EXERCISE DIRECTIONS → From the records below, extract only the lines running from the line with "if (q_pos >" to the line with "row0n = __builtin_amdgcn_readfirstlane(unx.x)", both lines included, reproducing them exactly.
————————
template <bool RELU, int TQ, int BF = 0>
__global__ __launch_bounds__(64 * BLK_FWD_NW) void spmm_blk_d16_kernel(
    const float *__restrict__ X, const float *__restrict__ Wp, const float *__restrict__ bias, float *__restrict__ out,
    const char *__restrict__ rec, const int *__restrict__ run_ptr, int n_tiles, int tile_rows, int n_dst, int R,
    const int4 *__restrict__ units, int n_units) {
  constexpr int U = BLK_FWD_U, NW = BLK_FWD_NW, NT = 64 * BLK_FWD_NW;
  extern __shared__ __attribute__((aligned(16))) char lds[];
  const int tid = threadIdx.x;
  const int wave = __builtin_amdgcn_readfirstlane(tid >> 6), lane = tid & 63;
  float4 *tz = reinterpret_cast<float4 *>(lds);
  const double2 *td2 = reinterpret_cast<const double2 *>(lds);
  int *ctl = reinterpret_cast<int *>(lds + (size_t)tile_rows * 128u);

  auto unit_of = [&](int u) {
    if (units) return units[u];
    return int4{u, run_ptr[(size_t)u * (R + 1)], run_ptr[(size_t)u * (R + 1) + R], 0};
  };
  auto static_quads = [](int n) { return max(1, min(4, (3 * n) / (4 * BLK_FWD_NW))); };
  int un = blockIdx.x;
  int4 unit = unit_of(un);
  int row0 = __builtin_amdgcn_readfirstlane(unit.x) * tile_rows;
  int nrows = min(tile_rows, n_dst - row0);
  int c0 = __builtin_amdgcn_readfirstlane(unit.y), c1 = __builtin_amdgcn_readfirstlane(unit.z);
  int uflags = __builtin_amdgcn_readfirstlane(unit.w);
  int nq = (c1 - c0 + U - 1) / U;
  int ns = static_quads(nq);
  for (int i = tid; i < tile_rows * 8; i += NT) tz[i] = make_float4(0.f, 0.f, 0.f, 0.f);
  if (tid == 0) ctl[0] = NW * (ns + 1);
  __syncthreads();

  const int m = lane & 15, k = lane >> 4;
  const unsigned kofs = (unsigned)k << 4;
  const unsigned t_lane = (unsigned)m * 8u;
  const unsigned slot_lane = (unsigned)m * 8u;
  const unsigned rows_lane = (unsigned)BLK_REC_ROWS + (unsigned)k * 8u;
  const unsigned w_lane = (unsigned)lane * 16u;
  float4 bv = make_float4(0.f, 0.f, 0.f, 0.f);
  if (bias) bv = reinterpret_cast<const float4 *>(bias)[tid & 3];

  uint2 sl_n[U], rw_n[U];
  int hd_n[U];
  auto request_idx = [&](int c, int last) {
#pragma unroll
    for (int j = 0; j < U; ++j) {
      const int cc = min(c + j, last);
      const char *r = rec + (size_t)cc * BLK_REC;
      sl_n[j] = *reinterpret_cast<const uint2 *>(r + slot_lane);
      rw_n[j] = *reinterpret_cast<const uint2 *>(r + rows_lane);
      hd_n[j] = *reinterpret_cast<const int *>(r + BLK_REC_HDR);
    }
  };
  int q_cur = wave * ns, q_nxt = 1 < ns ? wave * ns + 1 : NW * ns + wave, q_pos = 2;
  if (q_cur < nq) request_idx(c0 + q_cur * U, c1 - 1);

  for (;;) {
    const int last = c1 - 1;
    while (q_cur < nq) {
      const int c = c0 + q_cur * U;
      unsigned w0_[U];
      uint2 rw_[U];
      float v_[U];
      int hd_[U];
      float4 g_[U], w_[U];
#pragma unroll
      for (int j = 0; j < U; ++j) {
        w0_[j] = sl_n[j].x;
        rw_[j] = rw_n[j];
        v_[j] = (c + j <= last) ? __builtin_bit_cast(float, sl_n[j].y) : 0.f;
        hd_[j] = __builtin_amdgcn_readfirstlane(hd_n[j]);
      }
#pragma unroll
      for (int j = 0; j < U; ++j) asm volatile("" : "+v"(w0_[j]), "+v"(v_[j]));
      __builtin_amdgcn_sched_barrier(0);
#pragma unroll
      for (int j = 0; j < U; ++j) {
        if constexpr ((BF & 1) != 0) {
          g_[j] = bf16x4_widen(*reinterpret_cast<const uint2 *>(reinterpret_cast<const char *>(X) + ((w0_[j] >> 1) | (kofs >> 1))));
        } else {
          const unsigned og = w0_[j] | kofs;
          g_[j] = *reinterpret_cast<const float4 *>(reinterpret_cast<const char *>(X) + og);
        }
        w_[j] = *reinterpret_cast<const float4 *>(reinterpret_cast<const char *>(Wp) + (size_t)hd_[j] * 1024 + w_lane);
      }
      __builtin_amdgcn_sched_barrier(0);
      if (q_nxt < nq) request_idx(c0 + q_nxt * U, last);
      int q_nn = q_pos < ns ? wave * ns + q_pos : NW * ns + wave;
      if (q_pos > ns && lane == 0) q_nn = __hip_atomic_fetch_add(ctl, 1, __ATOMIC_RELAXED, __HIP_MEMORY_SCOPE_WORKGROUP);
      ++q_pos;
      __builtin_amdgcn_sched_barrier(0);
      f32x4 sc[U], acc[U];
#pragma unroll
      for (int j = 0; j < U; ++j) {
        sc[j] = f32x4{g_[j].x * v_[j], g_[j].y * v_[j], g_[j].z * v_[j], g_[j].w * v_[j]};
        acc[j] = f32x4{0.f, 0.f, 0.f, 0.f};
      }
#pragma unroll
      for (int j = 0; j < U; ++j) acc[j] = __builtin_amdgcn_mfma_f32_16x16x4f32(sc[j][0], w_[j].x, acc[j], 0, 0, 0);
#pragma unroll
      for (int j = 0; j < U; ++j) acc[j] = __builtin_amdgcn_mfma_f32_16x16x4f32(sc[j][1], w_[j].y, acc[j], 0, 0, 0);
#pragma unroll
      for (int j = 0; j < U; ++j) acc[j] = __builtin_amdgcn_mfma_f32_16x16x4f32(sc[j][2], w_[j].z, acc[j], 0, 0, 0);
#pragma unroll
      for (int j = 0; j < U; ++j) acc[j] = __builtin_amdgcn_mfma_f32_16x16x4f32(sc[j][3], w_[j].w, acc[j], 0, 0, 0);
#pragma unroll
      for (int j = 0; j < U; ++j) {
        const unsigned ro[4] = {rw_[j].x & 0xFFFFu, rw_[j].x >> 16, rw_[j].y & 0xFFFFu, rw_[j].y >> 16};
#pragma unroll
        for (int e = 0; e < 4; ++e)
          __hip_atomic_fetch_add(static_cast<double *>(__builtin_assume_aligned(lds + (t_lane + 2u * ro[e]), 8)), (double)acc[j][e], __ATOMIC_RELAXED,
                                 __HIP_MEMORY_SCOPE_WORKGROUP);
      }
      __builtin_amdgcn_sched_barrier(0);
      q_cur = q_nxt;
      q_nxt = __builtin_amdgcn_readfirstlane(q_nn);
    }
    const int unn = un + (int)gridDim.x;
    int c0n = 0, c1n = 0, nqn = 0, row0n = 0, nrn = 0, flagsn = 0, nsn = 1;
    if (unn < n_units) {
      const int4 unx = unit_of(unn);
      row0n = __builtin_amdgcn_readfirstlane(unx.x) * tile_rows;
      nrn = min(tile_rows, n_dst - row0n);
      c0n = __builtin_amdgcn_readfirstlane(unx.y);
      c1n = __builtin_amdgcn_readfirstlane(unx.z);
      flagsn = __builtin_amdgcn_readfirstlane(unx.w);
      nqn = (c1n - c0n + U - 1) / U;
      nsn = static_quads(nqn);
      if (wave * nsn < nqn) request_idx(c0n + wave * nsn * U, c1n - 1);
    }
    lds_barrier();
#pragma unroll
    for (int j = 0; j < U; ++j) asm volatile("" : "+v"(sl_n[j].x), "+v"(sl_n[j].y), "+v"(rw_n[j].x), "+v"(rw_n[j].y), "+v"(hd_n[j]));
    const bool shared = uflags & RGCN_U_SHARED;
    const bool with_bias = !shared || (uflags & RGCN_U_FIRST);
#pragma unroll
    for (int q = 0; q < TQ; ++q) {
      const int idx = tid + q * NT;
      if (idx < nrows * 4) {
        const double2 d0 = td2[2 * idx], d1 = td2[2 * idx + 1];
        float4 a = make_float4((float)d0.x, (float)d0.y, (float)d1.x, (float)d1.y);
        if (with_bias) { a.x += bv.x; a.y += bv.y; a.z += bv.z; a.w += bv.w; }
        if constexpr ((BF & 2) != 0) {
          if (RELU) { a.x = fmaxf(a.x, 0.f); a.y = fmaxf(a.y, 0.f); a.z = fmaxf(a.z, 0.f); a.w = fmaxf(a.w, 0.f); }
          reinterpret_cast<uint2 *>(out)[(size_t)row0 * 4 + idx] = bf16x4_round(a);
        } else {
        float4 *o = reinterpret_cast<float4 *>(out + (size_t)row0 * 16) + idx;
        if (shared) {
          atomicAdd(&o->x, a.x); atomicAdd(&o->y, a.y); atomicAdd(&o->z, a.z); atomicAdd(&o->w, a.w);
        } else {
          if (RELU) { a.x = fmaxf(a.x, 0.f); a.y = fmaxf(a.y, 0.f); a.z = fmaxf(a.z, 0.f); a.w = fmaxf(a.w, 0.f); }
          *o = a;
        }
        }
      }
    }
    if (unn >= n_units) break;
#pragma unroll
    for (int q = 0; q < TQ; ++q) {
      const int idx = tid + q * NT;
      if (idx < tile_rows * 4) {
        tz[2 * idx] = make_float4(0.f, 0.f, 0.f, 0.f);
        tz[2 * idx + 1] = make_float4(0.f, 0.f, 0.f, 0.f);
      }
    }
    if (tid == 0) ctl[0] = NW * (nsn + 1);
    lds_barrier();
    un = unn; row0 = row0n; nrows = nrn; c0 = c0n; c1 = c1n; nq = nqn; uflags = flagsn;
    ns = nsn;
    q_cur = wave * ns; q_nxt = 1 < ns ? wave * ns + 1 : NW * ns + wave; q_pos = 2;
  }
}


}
————————
ANSWER BOX →
      if (q_pos > ns && lane == 0) q_nn = __hip_atomic_fetch_add(ctl, 1, __ATOMIC_RELAXED, __HIP_MEMORY_SCOPE_WORKGROUP);
      ++q_pos;
      __builtin_amdgcn_sched_barrier(0);
      f32x4 sc[U], acc[U];
#pragma unroll
      for (int j = 0; j < U; ++j) {
        sc[j] = f32x4{g_[j].x * v_[j], g_[j].y * v_[j], g_[j].z * v_[j], g_[j].w * v_[j]};
        acc[j] = f32x4{0.f, 0.f, 0.f, 0.f};
      }
#pragma unroll
      for (int j = 0; j < U; ++j) acc[j] = __builtin_amdgcn_mfma_f32_16x16x4f32(sc[j][0], w_[j].x, acc[j], 0, 0, 0);
#pragma unroll
      for (int j = 0; j < U; ++j) acc[j] = __builtin_amdgcn_mfma_f32_16x16x4f32(sc[j][1], w_[j].y, acc[j], 0, 0, 0);
#pragma unroll
      for (int j = 0; j < U; ++j) acc[j] = __builtin_amdgcn_mfma_f32_16x16x4f32(sc[j][2], w_[j].z, acc[j], 0, 0, 0);
#pragma unroll
      for (int j = 0; j < U; ++j) acc[j] = __builtin_amdgcn_mfma_f32_16x16x4f32(sc[j][3], w_[j].w, acc[j], 0, 0, 0);
#pragma unroll
      for (int j = 0; j < U; ++j) {
        const unsigned ro[4] = {rw_[j].x & 0xFFFFu, rw_[j].x >> 16, rw_[j].y & 0xFFFFu, rw_[j].y >> 16};
#pragma unroll
        for (int e = 0; e < 4; ++e)
          __hip_atomic_fetch_add(static_cast<double *>(__builtin_assume_aligned(lds + (t_lane + 2u * ro[e]), 8)), (double)acc[j][e], __ATOMIC_RELAXED,
                                 __HIP_MEMORY_SCOPE_WORKGROUP);
      }
      __builtin_amdgcn_sched_barrier(0);
      q_cur = q_nxt;
      q_nxt = __builtin_amdgcn_readfirstlane(q_nn);
    }
    const int unn = un + (int)gridDim.x;
    int c0n = 0, c1n = 0, nqn = 0, row0n = 0, nrn = 0, flagsn = 0, nsn = 1;
    if (unn < n_units) {
      const int4 unx = unit_of(unn);
      row0n = __builtin_amdgcn_readfirstlane(unx.x) * tile_rows;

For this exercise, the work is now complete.